Nonsense correlations and how to avoid them
This statistical error is common in systems neuroscience. Fortunately, straightforward methods can help you prevent it.
In 2021, neuroscientist Guido Meijer reported a seemingly bizarre finding—70 percent of neurons in the mouse brain correlated with fluctuations in the price of cryptocurrency. Meijer wasn’t trying to suggest that mice follow the crypto market. Rather, the study was a satirical demonstration of a common type of statistical error called nonsense correlations, which can occur between two unrelated variables that both evolve slowly over time.
Nonsense correlations are an altogether too common issue in systems neuroscience that can crop up whenever researchers incorrectly assume that samples in a study are statistically independent. Simultaneously recorded neurons are not statistically independent, nor are successive time points or trials in a recording. Human and animal behavior often changes slowly across an experimental session. Neuronal firing rates show slow drifts with time, leading to correlations between successive time points. Measurement errors, such as those due to brain movement, also show slow correlated drifts. Assuming samples are independent when these slow drifts are present can lead to the detection of nonsense correlations between unrelated variables—like neuronal activity and the price of cryptocurrency.
Consider a behavioral experiment in which the state of the world changes a few times during the experiment. In a decision-making task my group uses as part of the International Brain Lab, for example, sensory stimuli appear on the left or right of a head-fixed mouse according to a given probability. That probability changes every 100 trials or so, creating a block-like structure that is correlated across trials. Neuronal firing rates will also be correlated across trials because of technical phenomena, such as electrode drift, which are unrelated to the blocks. So if a neuron recorded for the first 100 trials of the experiment is then lost to drift, and if the first 100 trials happened to be a left block, traditional statistics would indicate a strong correlation between the block and neuronal firing, even though the neuron has no genuine relationship with the block.
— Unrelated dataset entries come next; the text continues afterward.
# jedison-github/gentun

Hardware: AMD Instinct MI355X
Metric: candidates/hour + best val-acc@genN, Genetic-CNN CIFAR-10 1/2/4/8 GPU (higher is better)
Workload: dtype fp32

## Files before the change

### csrc/hip/cnn_args.h

```cpp
#pragma once
#include "common.h"

template <typename F>
static void lds_limit(F* fn, size_t bytes) {
  if (bytes > 65536) (void)hipFuncSetAttribute(reinterpret_cast<const void*>(fn), hipFuncAttributeMaxDynamicSharedMemorySize,
                                         (int)bytes);
}

struct GroupRec {
  int g;
  int in_mask;
  int out_mask;
  int pad;
};

#define GT_MAXSLOT 8

struct ConvArgs {
  const void* in[GT_MAXSLOT];
  const void* mask;
  const int64_t* gather;
  const StepState* st;
  void* out[GT_MAXSLOT];
  const void* out_mask[GT_MAXSLOT];
  const uint16_t* w;
  const float* bias;
  const GroupRec* gtab;
  int n_in, n_out, acc_flags, relu;
  int G, B, H, W, Cinp, Coutp, KH, KW, TH;
  int ngroups;
  void* xsum;
  int dbg;
  int epi_bf16;
  int prec;
  long wps;
  int cbb;
  void* pool_y;
  uint8_t* pool_mask;
  void* unpool_x1;
  const int* unpool_sel;
  int cout_real;
  int Hr, Wr;
  int wino;
  int wfrag;
};

__device__ __forceinline__ GroupRec group_rec(const GroupRec* gtab, int y, int n_in, int n_out, int acc,
                                              const void* const* out_mask) {
  if (gtab) return gtab[y];
  GroupRec r;
  r.g = y;
  r.in_mask = (1 << n_in) - 1;
  int rm = 0;
  for (int k = 0; k < n_out; ++k)
    if (out_mask && out_mask[k]) rm |= 1 << k;
  r.out_mask = ((1 << n_out) - 1) | ((acc & 0xff) << 8) | (rm << 16);
  r.pad = 0;
  return r;
}

struct WgradArgs {
  const void* in[GT_MAXSLOT];
  const int64_t* gather;
  const StepState* st;
  const void* dz;
  float* part_w;
  float* part_b;
  const GroupRec* gtab;
  int n_in;
  int G, B, H, W, Cinp, Coutp, KH, KW, S, pps;
  int ngroups;
  int prec;
  int cout_real;
};

__device__ __forceinline__ bool pos_bits(uint32_t h) { return h != 0u && h < 0x8000u; }
```

### csrc/hip/cnn_conv_fast.hip

```cpp
#include "conv_fast_host.h"

FastSwitches g_fast;

static int swap_switch(int& sw, int v) {
  const int old = sw;
  sw = v;
  return old;
}

extern "C" int gt_conv_set_s2in_ct1(int on) { return swap_switch(g_fast.s2in_ct1, on); }

extern "C" int gt_conv_set_regepi(int on) { return swap_switch(g_fast.regepi, on); }

extern "C" int gt_conv_set_smallq(int on) { return swap_switch(g_fast.smallq, on); }

static int smallq_th(const ConvArgs* a, int TH, int THMIN) {
  if (!g_fast.smallq) return TH;
  int th = TH;
  while (th > THMIN && (long)a->ngroups * a->B * (a->H / th) < g_fast.smallq_wg) th >>= 1;
  return th;
}

static bool pk_ok(const ConvArgs* a, int nt) {
  const int last = a->cout_real - 16 * (nt - 1);
  return a->prec == 1 && a->cout_real > 0 && last >= 1 && last <= 4;
}
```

Fortunately, many statistical approaches work even in the presence of non-independent trials. How can a scientist make sure to use valid statistics? The first and most important step is to actually care. If you are not worried about using invalid statistical methods, you are probably using them.
T
he best approach is to use randomization tests, which are almost foolproof and require only randomized experiments. In a randomized experiment, the experimenter controls one set of variables, X, according to a known probabilistic rule (the vector X stands for many variables together, such as the block identity of each trial) and measures a second set of variables, Y, such as the neuronal firing rates on each trial. The experimenter defines a test statistic, T(X,Y) and compares its actual value with a “null distribution” obtained by repeatedly and randomly redrawing X’ using the same probabilistic rules that originally generated X and recomputing the test statistic T(X’,Y). Under the null hypothesis that X has no effect on Y, the percentile of the test statistic within the null distribution gives a valid p-value. Randomization tests are easy to apply, difficult to get wrong and make no assumptions. They are thus one of the strongest available defenses against invalid statistics.Randomization tests can work even when successive trials and simultaneously recorded neurons are correlated. To use a randomization test in this situation, the experimenter must first generate a null distribution by re-randomizing the entire experimental session, producing a “pseudosession.” In the previous example, the experimenter would repeatedly generate pseudosession block sequences X’ using the same probabilistic rules as in the original experiment. Under the null hypothesis that the neuronal activity sequence is independent of the block sequence, firing is just as correlated with the block sequence in any of these pseudosessions as in the original. We can use any test statistic T(X,Y): One example would be the accuracy with which we can predict the block from neuronal population activity on each trial. The percentile of the actual value T(X,Y) within the null distribution of the T(X’,Y) again gives a valid p-value for the null hypothesis that X has no effect on Y, even though both the block and neuronal activity show slow drifts.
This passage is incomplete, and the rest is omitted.